Yara Suomi Oy
- Formerly: Kemira GrowHow Oyj
- Company type: Wholly owned subsidiary
- Industry: Agriculture, chemicals
- Founded: 1920; 106 years ago
- Headquarters: Espoo, Finland
- Key people: Heikki Sirviö, CEO
- Products: Fertilizers, chemicals
- Revenue: ▲1,166.2 million EUR (2006)
- Net income: ▼7.8 million EUR (2006)
- Owner: Yara International
- Number of employees: 2,500 (2006)
- Website: www.yara.fi

= Yara Suomi =

Finnish fertilizer company

Yara Suomi Oy (formerly Kemira GrowHow Oyj) is a fertilizer producer headquartered in Espoo, Finland. Its products are sold in over 100 countries but it has market stronghold in Northern Europe. Most of the revenue (55%) comes from Western Europe, particularly from the UK and Ireland (18%).

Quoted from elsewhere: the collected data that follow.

# kkromberg/SpeechRecognition

Hardware: AMD Instinct MI355X
Metric: frames/sec scored+decoded (higher is better)
Workload: dtype f64

## Files before the change

### speechrecognition_amd/csrc/gmm_prefilter.hip

```cpp
#include <hip/hip_runtime.h>
#include <stdint.h>

#include <algorithm>
#include <cmath>
#include <vector>

#include "kernels.h"

#ifndef SR_P16_NB
#define SR_P16_NB 4
#endif

namespace srgpu {

typedef float v4f __attribute__((ext_vector_type(4)));
static constexpr int kPWaves = 4;
static constexpr int kGroupBlocks = 8;

typedef _Float16 f16x8 __attribute__((ext_vector_type(8)));

__device__ inline uint32_t pack_f16x2(_Float16 l, _Float16 h) {
  return (uint32_t)__builtin_bit_cast(uint16_t, l) | ((uint32_t)__builtin_bit_cast(uint16_t, h) << 16);
}

// ... 330 lines not shown
  if (e == hipSuccess) e = hipStreamSynchronize(stream);
  if (e == hipSuccess) e = hipMemcpy(h, d, sizeof(h), hipMemcpyDeviceToHost);
  (void)hipFree(d);
  if (e != hipSuccess) return e;
  *preserved = true;
  for (int i = 0; i < 64; i++) *preserved = *preserved && h[i] == 9.765625e-4f;
  return hipSuccess;
}

template <int KS>
__global__ void fp16_accumulation_probe_kernel(const _Float16* A, const _Float16* B, float* out) {
  constexpr int K = 32 * KS;
  const int lane = threadIdx.x, r = lane & 15, q = lane >> 4;
  v4f acc = {0.f, 0.f, 0.f, 0.f};
#pragma unroll
  for (int ks = 0; ks < KS; ks++) {
    f16x8 a, b;
#pragma unroll
    for (int j = 0; j < 8; j++) {
      const int k = 32 * ks + 8 * q + j;
      a[j] = A[r * K + k];
      b[j] = B[k * 16 + r];
    }
    acc = __builtin_amdgcn_mfma_f32_16x16x32_f16(a, b, acc, 0, 0, 0);
  }
#pragma unroll
  for (int i = 0; i < 4; i++) out[(4 * q + i) * 16 + r] = acc[i];
}

hipError_t probe_fp16_accumulation(hipStream_t stream, int ks32, bool* ok, double* worst_ratio) {
  if (ks32 != 3 && ks32 != 4) return hipErrorInvalidValue;
  const int kCases = 8;
  const int K = 32 * ks32;
  const double allowed = ks32 == 3 ? 87.0 : 132.0;
  std::vector<_Float16> hA((size_t)kCases * 16 * K), hB((size_t)kCases * K * 16);
  uint64_t rng = 0x9E3779B97F4A7C15ull;
  auto next = [&]() { rng ^= rng << 13; rng ^= rng >> 7; rng ^= rng << 17; return rng; };
  for (int t = 0; t < kCases; t++) {
    _Float16* A = hA.data() + (size_t)t * 16 * K;
    _Float16* B = hB.data() + (size_t)t * K * 16;
    for (int k = 0; k < K; k++)
      for (int c = 0; c < 16; c++) B[k * 16 + c] = (_Float16)1.0f;
    for (int r = 0; r < 16; r++)
      for (int k = 0; k < K; k++) {
        float a = 0.f;
        const int fam = (t * 16 + r) & 3;
        if (fam == 0) a = k == (r * 5) % K ? 4096.0f : 0.75f;
        else if (fam == 1) a = k >= K - 2 ? 0.f : ((k & 1) ? -1.f : 1.f) * (1024.0f + (float)(((k >> 1) * 7 + r) % 64) * ((k & 1) ? 0.5f : 0.53125f));
        else if (fam == 2) a = 1.0009765625f;
        else { const uint64_t u = next(); a = ((u & 1) ? -1.f : 1.f) * (1.0f + (float)((u >> 8) & 1023) / 1024.0f) * (float)(1u << ((u >> 20) % 12)); }
        A[r * K + k] = (_Float16)a;
      }
    for (int k = 0; k < K; k++)
      for (int c = 0; c < 16; c++) {
        const uint64_t u = next();
        float b = 1.0f + (float)((u >> 5) % 1024) / 1024.0f;
        if ((c & 3) == 0) b = 1.0f;
        if ((c & 3) == 1) b = 1.0009765625f;
        B[k * 16 + c] = (_Float16)b;
      }
    for (int c = 0; c < 16; c++)
      for (int r = 0; r < 16; r++)
        if (((t * 16 + r) & 3) == 0) B[((r * 5) % K) * 16 + c] = (_Float16)2048.0f;
  }
  _Float16 *dA = nullptr, *dB = nullptr;
  float* dO = nullptr;
  hipError_t e;
  if ((e = hipMalloc(reinterpret_cast<void**>(&dA), hA.size() * 2)) != hipSuccess) return e;
  if ((e = hipMalloc(reinterpret_cast<void**>(&dB), hB.size() * 2)) != hipSuccess) { (void)hipFree(dA); return e; }
  if ((e = hipMalloc(reinterpret_cast<void**>(&dO), (size_t)kCases * 256 * 4)) != hipSuccess) { (void)hipFree(dA); (void)hipFree(dB); return e; }
  std::vector<float> got((size_t)kCases * 256);
  e = hipMemcpy(dA, hA.data(), hA.size() * 2, hipMemcpyHostToDevice);
  if (e == hipSuccess) e = hipMemcpy(dB, hB.data(), hB.size() * 2, hipMemcpyHostToDevice);
  for (int t = 0; t < kCases && e == hipSuccess; t++) {
    if (ks32 == 3) hipLaunchKernelGGL(fp16_accumulation_probe_kernel<3>, dim3(1), dim3(64), 0, stream, dA + (size_t)t * 16 * K, dB + (size_t)t * K * 16, dO + (size_t)t * 256);
    else hipLaunchKernelGGL(fp16_accumulation_probe_kernel<4>, dim3(1), dim3(64), 0, stream, dA + (size_t)t * 16 * K, dB + (size_t)t * K * 16, dO + (size_t)t * 256);
    e = hipGetLastError();
  }
  if (e == hipSuccess) e = hipStreamSynchronize(stream);
  if (e == hipSuccess) e = hipMemcpy(got.data(), dO, got.size() * 4, hipMemcpyDeviceToHost);
  (void)hipFree(dA); (void)hipFree(dB); (void)hipFree(dO);
  if (e != hipSuccess) return e;
  double worst = 0.0;
  bool fine = true;
  for (int t = 0; t < kCases; t++)
    for (int r = 0; r < 16; r++)
      for (int c = 0; c < 16; c++) {
        double exact = 0.0, mag = 0.0;
        for (int k = 0; k < K; k++) {
          const double p = (double)(float)hA[((size_t)t * 16 + r) * K + k] * (double)(float)hB[((size_t)t * K + k) * 16 + c];
          exact += p;
          mag += p < 0 ? -p : p;
        }
        const double err = std::fabs((double)got[(size_t)t * 256 + r * 16 + c] - exact);
        const double ratio = err / (mag * 5.9604644775390625e-8);
        if (!(ratio <= allowed)) fine = false;
        if (ratio > worst || ratio != ratio) worst = ratio;
      }
  *ok = fine;
  if (worst_ratio) *worst_ratio = worst;
  return hipSuccess;
}

static GmmStationaryPlan stationary_plan(uint32_t n_groups, uint64_t n_frames) {
  GmmStationaryPlan p{};
  p.n_quads = (n_groups + kPWaves - 1) / kPWaves;
  const uint64_t steps = (n_frames + 16 * kSNB - 1) / (16 * kSNB);
  const uint64_t r_max = std::max<uint64_t>(1, std::min<uint64_t>(steps, (n_frames + kSRangeFrames - 1) / kSRangeFrames));
  uint64_t best_r = 1;
  double best = -1.0;
  for (uint64_t r = 1; r <= r_max; r++) {
    const uint64_t wgs = (uint64_t)p.n_quads * r;
    const double fill = (double)wgs / (double)((wgs + 511) / 512 * 512);
    if (fill > best * (1.0 + 1e-9)) { best = fill; best_r = r; }
  }
  const uint64_t range_steps = (steps + best_r - 1) / best_r;
  p.range_frames = (uint32_t)(range_steps * 16 * kSNB);
  p.n_ranges = (uint32_t)((steps + range_steps - 1) / range_steps);
  p.per_xcd = (uint32_t)(((uint64_t)p.n_quads * p.n_ranges + 7) / 8);
  return p;
}

int gmm_prefilter_route(int ks32, int route) { return (route == kPfStationary && ks32 >= 1 && ks32 <= 3) ? kPfStationary : kPfStaged; }
int gmm_prefilter_stationary_range_frames() { return kSRangeFrames; }
void gmm_prefilter_operand_sizes(int ks32, uint64_t n_frames, size_t* n_frag, size_t* n_norm) {
  const uint64_t blocks = (n_frames + 16 * kSNB - 1) / (16 * kSNB) * kSNB;
  *n_frag = (size_t)blocks * ks32 * 64;
  *n_norm = (size_t)blocks * 16;
}
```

Kemira Growhow was a division of Kemira, which was originally a fertilizer producer owned by state of Finland. Kemira's operations were started in 1920, and Kemira Growhow was separated from the rest of Kemira in 2004. In 2004, Kemira Growhow had 2,700 employees, a revenue of 1,220.9 million euros, with profit 47.8 million euros.

On 24 May 2007, Yara International, a Norwegian rival, bought 30.05% of the company from the Finnish State and offered to buy the rest, valuing the company at 671.8 million euros. After the EU approval, Yara completed the acquisition, and in March 2008, Kemira GrowHow became Yara's subsidiary Yara Suomi and started rebranding its products to Yara.